Two or three days after the attacks, Dale Watson, who was then assistant director for counterterrorism, brought the memorandum to the attention of Mr. Pickard, who had returned to his job as deputy director after a stint as acting director, officials said.

Mr. Pickard and several other agents then briefed Mr. Mueller and Mr. Ashcroft on its existence, the officials said.

The Phoenix agent's memorandum was not based on intelligence but on concerns and recommendations based on "conjecture and assumptions," said a senior official who has read it.

"There appeared to be a lot of Middle Eastern guys taking flying lessons in the Phoenix area," the official said. "This was just a good investigator taking a look at something. It was pure hunch."

For that reason, the official speculated that the memorandum had not set off strong alarms among other law enforcement officials who had reviewed it at the bureau.

Officials at the Central Intelligence Agency have said that they did not receive a copy of the memorandum until several weeks ago. But F.B.I. officials have said that the names of Middle Eastern men in the Phoenix area who were identified in the memorandum, were referred to the C.I.A. in the summer of 2001.

F.B.I. officials have said that the C.I.A. reported back that none of the men appeared to be connected to Al Qaeda.

Intelligence officials, however, have said that two or three of the men have recently been linked to the Qaeda network. These men remain at large, the officials said. (End of story)

This article is really an amazing piece of writing. In the tenth paragraph, we are told:

”officials said the memorandum was never sent to top F.B.I. managers, including Thomas J. Pickard, who was acting director in the summer of 2001 before Mr. Mueller took over early in September. Other senior officials were unaware of the memorandum before Sept. 11, including Michael Rolince, who managed the bureau's international terrorism unit, and Dale Watson, his superior, the officials said.”

Nine paragraphs later, we are told:

”The memorandum was sent to counterterrorism offices in two cities — one copy went to John O'Neill, then the top counterterrorism agent in the F.B.I.'s New York office. Mr. O'Neill retired from the F.B.I. in late August. He had just begun a job as the security chief of the World Trade Center when he was killed in the attacks.

Of the two cities to whom the Phoenix memo was supposedly addressed – Washington, D.C. and New York – the Times neglects to mention D.C., but makes quite sure it fingers a dead man – John O’Neill – as explicitly receiving the memo in New York, while neglecting to even mention the other of the “two cities” is Washington, D.C.

Either Tom Pickard, as acting director, or Dale Watson, as “superior” of the agent who managed the international terrorism unit, should logically be mentioned as the other person besides O’Neill to whom the memo was sent.

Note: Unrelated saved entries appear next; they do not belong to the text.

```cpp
bool make_plan(const liso_conv_desc& d, Plan* p) {
    if (d.mode == LISO_CONV_F16) {
        liso_conv_desc e = d;
        e.mode = LISO_CONV_BF16;
        return make_plan(e, p);
    }
    if (d.batch <= 0 || d.ci <= 0 || d.co <= 0 || d.n_classes < 1 || d.n_classes > LISO_CONV_MAX_CLASSES) return false;
    if (d.n_taps < 1 || d.n_taps > LISO_CONV_MAX_TAPS || d.class_tap_begin[0] != 0 || d.class_tap_begin[d.n_classes] != d.n_taps)
        return false;
    if (d.mode != LISO_CONV_BF16 && d.mode != LISO_CONV_F32X3 && d.mode != LISO_CONV_F32) return false;
    const bool x3 = d.mode == LISO_CONV_F32X3, f32 = d.mode == LISO_CONV_F32, fin = x3 || f32;
    const int vec = fin ? 4 : 8;
    if (d.ci % vec || d.x_pix_stride % vec || d.x_pix_stride < d.ci) return false;
    const int planes = x3 ? 2 : 1;
    auto pix_bytes = [&](int cs) { return (f32 ? cs * 4 : cs * 2) + 16; };
    auto panel_bytes = [&](int cs, int bnt) { return f32 ? (cs / 4) * bnt * 16 : planes * (cs / 8) * bnt * 16; };
    FwdArgs& a = p->a;
    a.ci_pad = round_up(d.ci, 16);
    a.co_pad = round_up(d.co, 64);
    p->nj = d.co <= 32 ? 1 : 2;
    {
        const long tiles4 = (long)d.n_classes * d.batch * ((d.hv + 3) / 4) * ((d.wv + 31) / 32);
        if (p->nj == 2 && tiles4 * ((d.co + 63) / 64) < 160) p->nj = 1;
    }
    const int bnt = 32 * p->nj;
    a.n_nt = (d.co + bnt - 1) / bnt;
    auto blocks = [&](int th) { return (long)d.n_classes * d.batch * ((d.hv + th - 1) / th) * ((d.wv + 31) / 32) * a.n_nt; };
    int max_taps = 1;
    for (int c = 0; c < d.n_classes; c++) {
        const int nt = d.class_tap_begin[c + 1] - d.class_tap_begin[c];
        if (nt < 1) return false;
        max_taps = nt > max_taps ? nt : max_taps;
        for (int t = d.class_tap_begin[c]; t < d.class_tap_begin[c + 1]; t++)
            if (d.tap_w[t] < 0 || d.tap_w[t] >= d.w_taps) return false;
    }
    auto tile_pixels = [&](int th, int* inh, int* inw, int* y0s, int* x0s) {
        int max_pix = 0;
        for (int c = 0; c < d.n_classes; c++) {
            int y0 = 1 << 30, y1 = -(1 << 30), x0 = 1 << 30, x1 = -(1 << 30);
            for (int t = d.class_tap_begin[c]; t < d.class_tap_begin[c + 1]; t++) {
                y0 = d.tap_dy[t] < y0 ? d.tap_dy[t] : y0;
                y1 = d.tap_dy[t] > y1 ? d.tap_dy[t] : y1;
                x0 = d.tap_dx[t] < x0 ? d.tap_dx[t] : x0;
                x1 = d.tap_dx[t] > x1 ? d.tap_dx[t] : x1;
            }
            y0s[c] = y0;
            x0s[c] = x0;
            inh[c] = (th - 1) * d.isy + (y1 - y0) + 1;
            inw[c] = 31 * d.isx + (x1 - x0) + 1;
            const int np = inh[c] * inw[c];
            max_pix = np > max_pix ? np : max_pix;
        }
        return max_pix;
    };
    int mi_first = blocks(8) >= 512 ? 2 : 1;
    if (const char* e = getenv("LISO_CONV_MI")) mi_first = atoi(e) == 2 ? 2 : atoi(e) == 1 ? 1 : mi_first;
    const int cs_opts[2] = {fin ? 32 : 64, fin ? 16 : 32};
    long best = -1;
    const bool few_blocks = !g_shared_gpu && blocks(4 * mi_first) <= 256;
    for (int pass = 0; pass < 2 && best < 0; pass++) {
        const int cap = (pass == 0 && !few_blocks ? 79 : 158) * 1024;
        for (int mi = mi_first; mi >= 1; mi--) {
            int inh[LISO_CONV_MAX_CLASSES], inw[LISO_CONV_MAX_CLASSES], y0s[LISO_CONV_MAX_CLASSES], x0s[LISO_CONV_MAX_CLASSES];
            const int max_pix = tile_pixels(4 * mi, inh, inw, y0s, x0s);
            for (int k = 0; k < 2; k++) {
                const int cs = cs_opts[k];
                if (k == 0 && cs_opts[1] >= a.ci_pad) continue;
                const int xb = round_up(max_pix * pix_bytes(cs), 16);
                const int panel = panel_bytes(cs, bnt);
                int g = (cap - 512 - xb * planes) / panel;
                if (g < 1) continue;
                g = g > max_taps ? max_taps : g;
                const long score = ((long)g * (cs / 16) * mi * 1000) + cs + (mi == mi_first ? 500000 : 0);
                if (score > best) {
                    best = score;
                    p->mi = mi;
                    p->cs = cs;
                    p->g = g;
                    a.x_plane_bytes = xb;
                    p->lds = 512 + xb * planes + g * panel;
                    for (int c = 0; c < d.n_classes; c++) {
                        a.cls_dy0[c] = y0s[c];
                        a.cls_dx0[c] = x0s[c];
                        a.cls_inh[c] = inh[c];
                        a.cls_inw[c] = inw[c];
                    }
                }
            }
            if (best >= 0) break;
        }
    }
    if (best < 0) return false;
    if (p->lds < 4096) p->lds = 4096;
    const int th = 4 * p->mi;
    a.cs = p->cs;
    a.g_taps = p->g;
    {
        int max_pix = 0;
        for (int c = 0; c < d.n_classes; c++) max_pix = a.cls_inh[c] * a.cls_inw[c] > max_pix ? a.cls_inh[c] * a.cls_inw[c] : max_pix;
        const int cpp = fin ? p->cs / 4 : p->cs / 8;
        const int x_chunks = (max_pix * cpp + kThreads - 1) / kThreads;
        const int w_chunks = (max_taps * (panel_bytes(p->cs, bnt) / 16) + kThreads - 1) / kThreads;
        const int panel = panel_bytes(p->cs, bnt);
        int g_pipe = (10 * kThreads * 16) / panel;
        g_pipe = g_pipe > p->g ? p->g : g_pipe;
        a.slab_pipelined = (p->g >= max_taps && x_chunks <= 12 && w_chunks <= 10) ? 1 : 0;
        a.pipelined = (x_chunks <= 12 && g_pipe >= 1) ? 1 : 0;
        if (a.pipelined && !(a.slab_pipelined && p->g >= max_taps)) {
            p->g = g_pipe;
            a.g_taps = g_pipe;
            p->lds = 512 + a.x_plane_bytes * planes + g_pipe * panel;
            if (p->lds < 4096) p->lds = 4096;
        }
    }
    a.tiles_x = (d.wv + 31) / 32;
    a.tiles_y = (d.hv + th - 1) / th;
    a.total = (int)blocks(th);
    p->sk = 1;
    a.group_bytes = round_up(a.x_plane_bytes * planes + max_taps * panel_bytes(p->cs, bnt), 16);
    if (x3 && a.slab_pipelined && p->mi == 1 && p->nj == 1 && a.total <= 256 && d.ci > p->cs && 512 + 2 * a.group_bytes <= 160 * 1024 &&
        a.group_bytes >= 16 * kThreads * 4)
        p->sk = 2;
// ... 11 lines not shown
```

Baseline: 1038.

## Hoist per-tap address math, streamline bf16 packing, restructure direct-conv load/mul pipeline

```diff
diff --git a/liso_amd/csrc/conv_mfma.hip b/liso_amd/csrc/conv_mfma.hip
--- a/liso_amd/csrc/conv_mfma.hip
+++ b/liso_amd/csrc/conv_mfma.hip
@@ -29,6 +29,13 @@
 __device__ __forceinline__ float bf16_hi(unsigned w) { return __uint_as_float(w & 0xffff0000u); }
 
 __device__ __forceinline__ bf8 as_bf8(const uint4& v) { return __builtin_bit_cast(bf8, v); }
+
+typedef float f2v __attribute__((ext_vector_type(2)));
+typedef __bf16 bf2v __attribute__((ext_vector_type(2)));
+__device__ __forceinline__ unsigned pack2_bf16(float a, float b) {
+    const f2v v = {a, b};
+    return __builtin_bit_cast(unsigned, __builtin_convertvector(v, bf2v));
+}
 
 template <typename E, int MI, int NJ, bool OUT_F32, bool WAVE_STATS = false>
 __device__ __forceinline__ void conv_epilogue(const liso_conv_desc& d, const FwdArgs& a, f16v (&acc)[MI][NJ], int cls, int b, int tx, int ty,
@@ -1101,40 +1108,55 @@
     const int K = a.ci_pad;
     const int n_steps = (tap1 - tap0) * (K >> 4);
     int cur_tap = tap0, cur_k = 0;
+    long pix[MI];
+    unsigned tap_ok = 0;
+    long w_tap = 0;
+    int wl[NJ];
+#pragma unroll
+    for (int j = 0; j < NJ; j++) wl[j] = wn[j] + h * a.co_pad * 8;
+    auto enter_tap = [&]() {
+        const int dy = __builtin_amdgcn_readfirstlane(s_dy[cur_tap]), dx = __builtin_amdgcn_readfirstlane(s_dx[cur_tap]);
+        const int ix = bx + dx;
+        tap_ok = 0;
+#pragma unroll
+        for (int i = 0; i < MI; i++) {
+            const int iy = by[i] + dy;
+            const bool in = okv[i] && (unsigned)iy < (unsigned)d.hi && (unsigned)ix < (unsigned)d.wi;
+            tap_ok |= in ? (1u << i) : 0u;
+            pix[i] = (in ? ((long)iy * d.wi + ix) * d.x_pix_stride : 0) * ES;
+        }
+        w_tap = (long)__builtin_amdgcn_readfirstlane(s_w[cur_tap]) * kgroups * a.co_pad * 8;
+    };
+    enter_tap();
     auto load = [&](Frag& F) {
         const int c = cur_k + 8 * h;
         const bool v0 = c < d.ci, v1 = c + 4 < d.ci;
         const int c_lo = v0 ? c : 0, c_hi = v1 ? c + 4 : 0;
-        const int dy = s_dy[cur_tap], dx = s_dx[cur_tap];
-        const int ix = bx + dx;
-        unsigned ok = (v0 ? 256u : 0u) | (v1 ? 512u : 0u);
 #pragma unroll
         for (int i = 0; i < MI; i++) {
-            const int iy = by[i] + dy;
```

Instead, they are described as “top F.B.I. managers,” and not as the ones who would be the logical target of the memo in D.C. BUT they write that O’Neill, as director of the unit in N.Y. definitely got the memo. (Dead men can’t talk.)

Then we learn that “Two or three days after the attacks, Dale Watson, who was then assistant director for counterterrorism, brought the memorandum to the attention of Mr. Pickard, who had returned to his job as deputy director after a stint as acting director, officials said.”

How very clever – the memo suddenly materialized out of nowhere, after 9/11, but now Pickard is “deputy director,” so the implication is that he’s (conveniently) no longer responsible. And Watson, who a few paragraphs before is described as the “superior” of the man “who managed the bureau's international terrorism unit,” has now suddenly become “the assistant director for counterterrorism.” So, of course, he’s not to blame either.

Pickard is out, but Dale Watson was fingered by Time.com : “Smart money says Mueller will elevate Assistant Director Dale Watson, currently head of counter-terrorism, to the counterterrorism/national security slot.”

If Watson gets the job, I guess he can thank John O’Neill’s ghost. As far as who will be blamed for missing the Phoenix memo, I’m betting it will be the man who can’t respond – John O’Neill.